I don't know why most Americans bother to get out of bed in the morning. We've made ourselves useless!
We have machines to change the channels for us, ones that answer the phones for us, and even one that will vacuum our floors while we take a nap. Heck, you can even strap an electronic stimulator on your abs so you never have to do another sit-up again!
For Pete's sake, this was the great nation that invented the light bulb and the airplane! Have we REALLY become this lazy?
Apparently so, because our government may be about to spend millions implementing a policy that will affect every scrap of food at every supermarket in America -- and it's all because we're too lazy to turn a bag of potato chips around.
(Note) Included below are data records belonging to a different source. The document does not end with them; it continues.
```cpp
struct TrussProblem {
    static constexpr bool kChain = false;
    static constexpr bool kSingleStep = false;
    uint32_t units;
    const uint2 *off2;
    const int2 *inc;
// ... 542 lines not shown
#else
    TrussProblem P{(uint32_t)m, d_off2, d_inc, d_sup, d_stamp, d_st8, retire_every};
#endif
    TailBufs T{};
    if (fin == FIN_LDS && tail_limit) {
        KOMB_HIP(ctx, bufs.alloc(&T.vmap, (size_t)nv));
        KOMB_HIP(ctx, bufs.alloc(&T.cnt, 64));
        KOMB_HIP(ctx, bufs.alloc(&T.vlist, (size_t)kTailMaxV));
        KOMB_HIP(ctx, bufs.alloc(&T.rows, (size_t)kTailMaxV * kTailRowWords));
        KOMB_HIP(ctx, bufs.alloc(&T.pair, (size_t)tail_limit));
        KOMB_HIP(ctx, bufs.alloc(&T.sup, (size_t)tail_limit));
        KOMB_HIP(ctx, bufs.alloc(&T.gid, (size_t)tail_limit));
        KOMB_HIP(ctx, bufs.alloc(&T.gid_by_rank, (size_t)tail_limit));
        KOMB_HIP(ctx, bufs.alloc(&T.pair_by_rank, (size_t)tail_limit));
        KOMB_HIP(ctx, bufs.alloc(&T.truss_by_rank, (size_t)tail_limit));
        KOMB_HIP(ctx, bufs.alloc(&T.spill[0], (size_t)tail_limit));
        KOMB_HIP(ctx, bufs.alloc(&T.spill[1], (size_t)tail_limit));
        T.max_edges = tail_limit;
    }
    auto run_tail = [&](const int32_t *list, uint32_t n_in) -> int {
        KOMB_HIP(ctx, hipMemsetAsync(T.vmap, 0, (size_t)nv * sizeof(int32_t), s));
        KOMB_HIP(ctx, hipMemsetAsync(T.cnt, 0, 64 * sizeof(uint32_t), s));
        KOMB_HIP(ctx, hipMemsetAsync(T.rows, 0, (size_t)kTailMaxV * kTailRowWords * sizeof(unsigned long long), s));
        const int g = grid_for(n_in, kBlock, 256);
        const bool dbg = ctx_flag(ctx, "TAIL_DEBUG");
        hipEvent_t ev[3] = {nullptr, nullptr, nullptr};
        for (auto &e : ev) (void)hipEventCreate(&e);
        (void)hipEventRecord(ev[0], s);
        k_tail_mark<<<g, kBlock, 0, s>>>(list, n_in, d_sup, d_stamp, d_osrc, d_ocol, T);
        k_tail_number<<<1, kTailMaxV, 0, s>>>(T);
        k_tail_rows<<<g, kBlock, 0, s>>>(list, n_in, d_sup, d_stamp, d_osrc, d_ocol, T);
        (void)hipEventRecord(ev[1], s);
        k_truss_tail<<<1, 1024, 0, s>>>(d_ctrl, T, d_truss);
        (void)hipEventRecord(ev[2], s);
        KOMB_HIP(ctx, d2h(ctx, &ctx->h_ctrl[0], d_ctrl, sizeof(PeelCtrl)));
        ++st.truss_tail_runs;
        float m0 = 0, m1 = 0, m2 = 0;
        (void)hipEventElapsedTime(&m0, ctx->timer.a, ev[0]); (void)hipEventElapsedTime(&m1, ev[0], ev[1]); (void)hipEventElapsedTime(&m2, ev[1], ev[2]);
        for (auto &e : ev) (void)hipEventDestroy(e);
        st.ms_tail += (double)m1 + (double)m2;
        if (dbg) {
            uint32_t h[16];
            KOMB_HIP(ctx, d2h(ctx, h, T.cnt, sizeof(h)));
            fprintf(stderr, "komb tail: %u vertices, %u edges, %s; general engine before it %.1f us, setup %.1f us, tail kernel %.1f us\n",
                    h[0], h[1], ctx->h_ctrl[0].done == 1 ? "done" : "refused", m0 * 1000.f, m1 * 1000.f, m2 * 1000.f);
#ifdef KOMB_TAIL_TIMERS
            fprintf(stderr, "komb tail: us in kernel: load %.1f ranks %.1f supports %.1f scan %.1f mark %.1f triangles %.1f retire %.1f results %.1f\n",
                    h[14] / 100.0, h[15] / 100.0, h[8] / 100.0, h[9] / 100.0, h[10] / 100.0, h[11] / 100.0, h[12] / 100.0, h[13] / 100.0);
#endif
        }
        return KOMB_OK;
    };
    const int gp = peel_grid(m);
    auto run_local = [&]() -> int {
        const PeelCtrl hc = ctx->h_ctrl[0];
        EventSet evs;
        hipEvent_t ev[2] = {nullptr, nullptr};
        for (auto &e : ev) KOMB_HIP(ctx, evs.make(&e));
        (void)hipEventRecord(ev[0], s);
        LocalStats ls;
        const int lrc = local_finish(ctx, bufs, hc, d_ctrl, (uint32_t)m, d_stamp, d_sup, Q.live[hc.live_sel],
            (uint32_t)kWave * TrussLocal::kU, sizeof(uint2), local_item_limit(ctx, kTrussLocalItems), local_density_limit(ctx, kTrussLocalDensity), true, 2, d_truss,
            [&](const LocalGraph &lg, const int32_t *num, void *items, PeelCtrl *d_cctrl, int32_t launch) {
                TrussCollect C{(uint32_t)m, d_off2, d_inc, d_stamp, num, lg.off, lg.cur, (uint2 *)items};
                PeelQueues Qc = Q;
                Qc.rlevel = nullptr;
                k_peel_step<TrussCollect><<<gp, kPeelBlock, 0, s>>>(d_cctrl, d_grp, Qc, C, launch);
            },
            [&](const LocalGraph &lg, void *items, uint64_t total_items, LocalCtrl *d_lctrl, uint32_t *d_cnt, int *nl) -> int {
                return local_fixpoint(ctx, d_lctrl, d_cnt, lg, TrussLocal{(const uint2 *)items}, total_items, nl);
            },
            &ls, [](const LocalGraph &) {});
        (void)hipEventRecord(ev[1], s);
        (void)hipEventSynchronize(ev[1]);
        float ms = 0.f;
        (void)hipEventElapsedTime(&ms, ev[0], ev[1]);
        KOMB_TRY(lrc);
        if (ls.refused) { ctx->h_ctrl[0].done = 0; ctx->h_ctrl[0].tail_limit = ls.new_limit; return KOMB_OK; }
        st.truss_local_units = (int32_t)ls.units; st.truss_local_sweeps = ls.sweeps; st.truss_local_items = (int64_t)ls.items;
        st.ms_truss_local = (double)ms;
        PeelCtrl fin_c = hc;
        fin_c.done = 1; fin_c.remaining = 0;
        fin_c.n_levels += (int32_t)ls.levels;
        fin_c.max_level = ls.max_val > fin_c.max_level ? ls.max_val : fin_c.max_level;
        ctx->h_ctrl[0] = fin_c;
        return KOMB_OK;
    };
    ctx->timer.start(s);
    if (!peel_inited) {
        peel_ctrl_pre(s, d_grp);
        k_peel_init<<<grid_for(m, kBlock, 1024), kBlock, 0, s>>>(m, d_off, d_off2, d_sup, d_stamp, d_st8, d_grp + kInitOff);
    }
    peel_ctrl_init(s, d_ctrl, d_grp, (uint32_t)m, tail_limit);
    int launches = 0, rc = KOMB_OK;
    st.truss_tail_runs = 0; st.ms_tail = 0.0;
    st.truss_local_units = 0; st.truss_local_sweeps = 0; st.truss_local_items = 0; st.ms_truss_local = 0.0;
    st.shard_exchanges = 0; st.ms_exchange = 0.0; st.exchange_words = 0;
    if (shard_peel_on) {
        uint32_t iw[2] = {0u, 0u};
        KOMB_HIP(ctx, d2h(ctx, iw, d_grp + kInitOff, sizeof(iw)));
        ShardTruss SP{(uint32_t)m, d_off2, d_inc, d_sup, d_stamp, 0u, 0u};
        shard_bounds((uint64_t)m, rank, world, &SP.lo, &SP.hi);
        ShardStats ss;
        rc = shard_peel(ctx, bufs, SP, d_sup, (uint32_t)m, iw[0], (int32_t)iw[1], rank, world, fn, user, Q, d_ctrl,
                        [&](int32_t launch) { k_peel_step<ShardTruss><<<gp, kPeelBlock, 0, s>>>(d_ctrl, d_grp, Q, SP, launch); },
                        fin == FIN_LOCAL ? tail_limit : 0u, [&]() -> int { return run_local(); }, &ss);
        st.shard_exchanges = (int32_t)ss.exchanges; st.ms_exchange = ss.ms_exchange; st.exchange_words = ss.words;
        launches = ss.launches;
        PeelCtrl fc{};
        fc.done = rc == KOMB_OK ? 1 : 2; fc.n_levels = ss.levels; fc.n_rounds = ss.rounds; fc.n_scans = ss.scans; fc.max_level = ss.max_level;
        ctx->h_ctrl[0] = fc;
    } else if (whole_peel_finish) {
        rc = d2h(ctx, &ctx->h_ctrl[0], d_ctrl, sizeof(PeelCtrl)) == hipSuccess ? KOMB_OK : KOMB_ERR_DEVICE;
        if (rc == KOMB_OK && !ctx->h_ctrl[0].done) rc = (fin == FIN_LOCAL) ? run_local() : run_tail(nullptr, (uint32_t)m);
    } else {
        ctx->h_ctrl[0].done = 0;
    }
    for (int guard = 0; rc == KOMB_OK && ctx->h_ctrl[0].done != 1 && ctx->h_ctrl[0].done != 2 && guard < 64; ++guard) {
        if (ctx->h_ctrl[0].done == 3) {
            const PeelCtrl &c = ctx->h_ctrl[0];
            if (fin == FIN_LOCAL) rc = run_local();
            else rc = c.live_mode ? run_tail(Q.live[c.live_sel], c.live_count) : run_tail(nullptr, (uint32_t)m);
            continue;
        }
        int batch = 0;
        rc = drive_peel(ctx, d_ctrl, m, [&](int32_t launch) {
            k_peel_step<TrussProblem><<<gp, kPeelBlock, 0, s>>>(d_ctrl, d_grp, Q, P, launch);
        }, &batch);
        launches += batch;
    }
    st.ms_peel = ctx->timer.stop(s);
    KOMB_TRY(rc);
#ifdef KOMB_STEP_TIMERS
    {
        const PeelCtrl &c = ctx->h_ctrl[0];
        const double n = c.pad1[6] ? (double)c.pad1[6] : 1.0;
        fprintf(stderr, "komb step timers (block 0, %u small multi-workgroup PROCESS steps), us per step: ctrl %.2f queue+slice %.2f items %.2f flush %.2f barrier %.2f ticket %.2f\n",
                c.pad1[6], c.pad1[0] / n / 100.0, c.pad1[1] / n / 100.0, c.pad1[2] / n / 100.0, c.pad1[3] / n / 100.0, c.pad1[4] / n / 100.0, c.pad1[5] / n / 100.0);
    }
#endif
    if (ctx->h_ctrl[0].done != 1) KOMB_FAIL(ctx, KOMB_ERR_DEVICE, "k-truss peel ended in an inconsistent state");
    if (ctx->h_ctrl[0].max_retire_gap > retire_every)
        KOMB_FAIL(ctx, KOMB_ERR_DEVICE, "k-truss peel: %d sub-rounds passed without a RETIRE step (period %d): edge state codes may have wrapped",
                  ctx->h_ctrl[0].max_retire_gap, retire_every);
    st.engine_flags = (layout == IDX_TWO_PASS ? KOMB_ENGINE_TWO_PASS : 0) | (shard_peel_on ? KOMB_ENGINE_SHARD_PEEL : 0) |
                      (st.truss_local_units ? KOMB_ENGINE_LOCAL_FINISH : 0) | (st.truss_tail_runs ? KOMB_ENGINE_LDS_TAIL : 0);
    st.truss_levels = ctx->h_ctrl[0].n_levels;
    st.truss_subrounds = ctx->h_ctrl[0].n_rounds;
    st.truss_launches = launches;
    st.truss_scans = ctx->h_ctrl[0].n_scans;
    st.max_trussness = ctx->h_ctrl[0].max_level + 2;
    for (int i = 0; i < 2; ++i) { bufs.release(Q.light[i]); bufs.release(Q.heavy[i]); bufs.release(Q.live[i]); }
    bufs.release(Q.code);
    bufs.release(d_sup); bufs.release(d_inc);

    phase.next("truss: canonical gather");
    ctx->timer.start(s);
    KOMB_HIP(ctx, ctx->pool.get((void **)&ctx->d_t_truss, (size_t)m * sizeof(int32_t)));
    uint32_t k_lo = 0, k_hi = (uint32_t)m;
    if (!vmask_host) {
        ctx->d_t_eu = ctx->d_ceu; ctx->d_t_ev = ctx->d_cev;
        ctx->t_own_edges = false;
        if (ctx->slice_world > 1) {
            shard_bounds((uint64_t)m, ctx->slice_rank, ctx->slice_world, &k_lo, &k_hi);
#ifndef KOMB_TEST_SKIP_SLICE_ZERO
            if (k_lo) KOMB_HIP(ctx, hipMemsetAsync(ctx->d_t_truss, 0, (size_t)k_lo * sizeof(int32_t), s));
            if (k_hi < (uint32_t)m) KOMB_HIP(ctx, hipMemsetAsync(ctx->d_t_truss + k_hi, 0, ((size_t)m - k_hi) * sizeof(int32_t), s));
#endif
        }
    } else {
        ctx->t_own_edges = true;
        KOMB_HIP(ctx, ctx->pool.get((void **)&ctx->d_t_eu, (size_t)m * sizeof(int32_t)));
        KOMB_HIP(ctx, ctx->pool.get((void **)&ctx->d_t_ev, (size_t)m * sizeof(int32_t)));
        KOMB_TRY(edge_list(ctx, sub.rowptr, sub.col, sub.nv, sub.vold, ctx->d_t_eu, ctx->d_t_ev));
    }
    ctx->t_k_lo = k_lo; ctx->t_k_hi = k_hi;
    k_truss_results<<<grid_for(m), kBlock, 0, s>>>(d_stamp, Q.rlevel, d_truss, tp->e2k, m, k_lo, k_hi, ctx->d_t_truss);
    ctx->d_t_slice = d_off2;
    bufs.detach(d_off2);
    ctx->t_sup_ready = false;
    if (vmask_host) {
        ctx->t_ne = m;
        KOMB_HIP(ctx, ctx->pool.get((void **)&ctx->d_t_sup, (size_t)m * sizeof(int32_t)));
        k_scatter_len<<<grid_for(m), kBlock, 0, s>>>(ctx->d_t_slice, tp->e2k, m, 0u, (uint32_t)m, ctx->d_t_sup);
        ctx->t_sup_ready = true;
    }
    st.ms_gather = ctx->timer.stop(s);
    if (ctx_flag(ctx, "POOL_DEBUG")) {
        size_t held = 0;
        for (const auto &b : ctx->pool.blocks) held += b.bytes;
        fprintf(stderr, "komb pool: %zu blocks, %.2f GB held, %zu hipMalloc calls so far (%.1f ms inside them), %zu trims\n", ctx->pool.blocks.size(), held / 1e9, ctx->pool.n_malloc, ctx->pool.ms_malloc, ctx->pool.n_trim);
    }
    if (vmask_host) KOMB_HIP(ctx, hipStreamSynchronize(s));
    ctx->t_ne = m;
    ctx->truss_done = true;
    return KOMB_OK;
}

}
```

The Food and Drug Administration is considering requiring food companies to move nutrition labels to the front of their packages, because nobody is paying attention to them on the back. We're on the verge of investing a king's ransom, simply because some folks can't be bothered to rotate a can of soup!
How about we stop turning to nanny state legislation to save us from ourselves and start relying on evolution instead? Because, let's be honest, if you can't be bothered to learn which poisonous additives, colorings and sugars you're putting into your own body, you deserve whatever happens next.
And let me tell you something else, if you're filling your cart each week with foods with mile-long lists of ingredients that didn't even exist a century ago you're barking up the wrong tree anyway. Stick to natural foods like organic meats, fruits and vegetables, and avoid the processed, sugar-laden garbage.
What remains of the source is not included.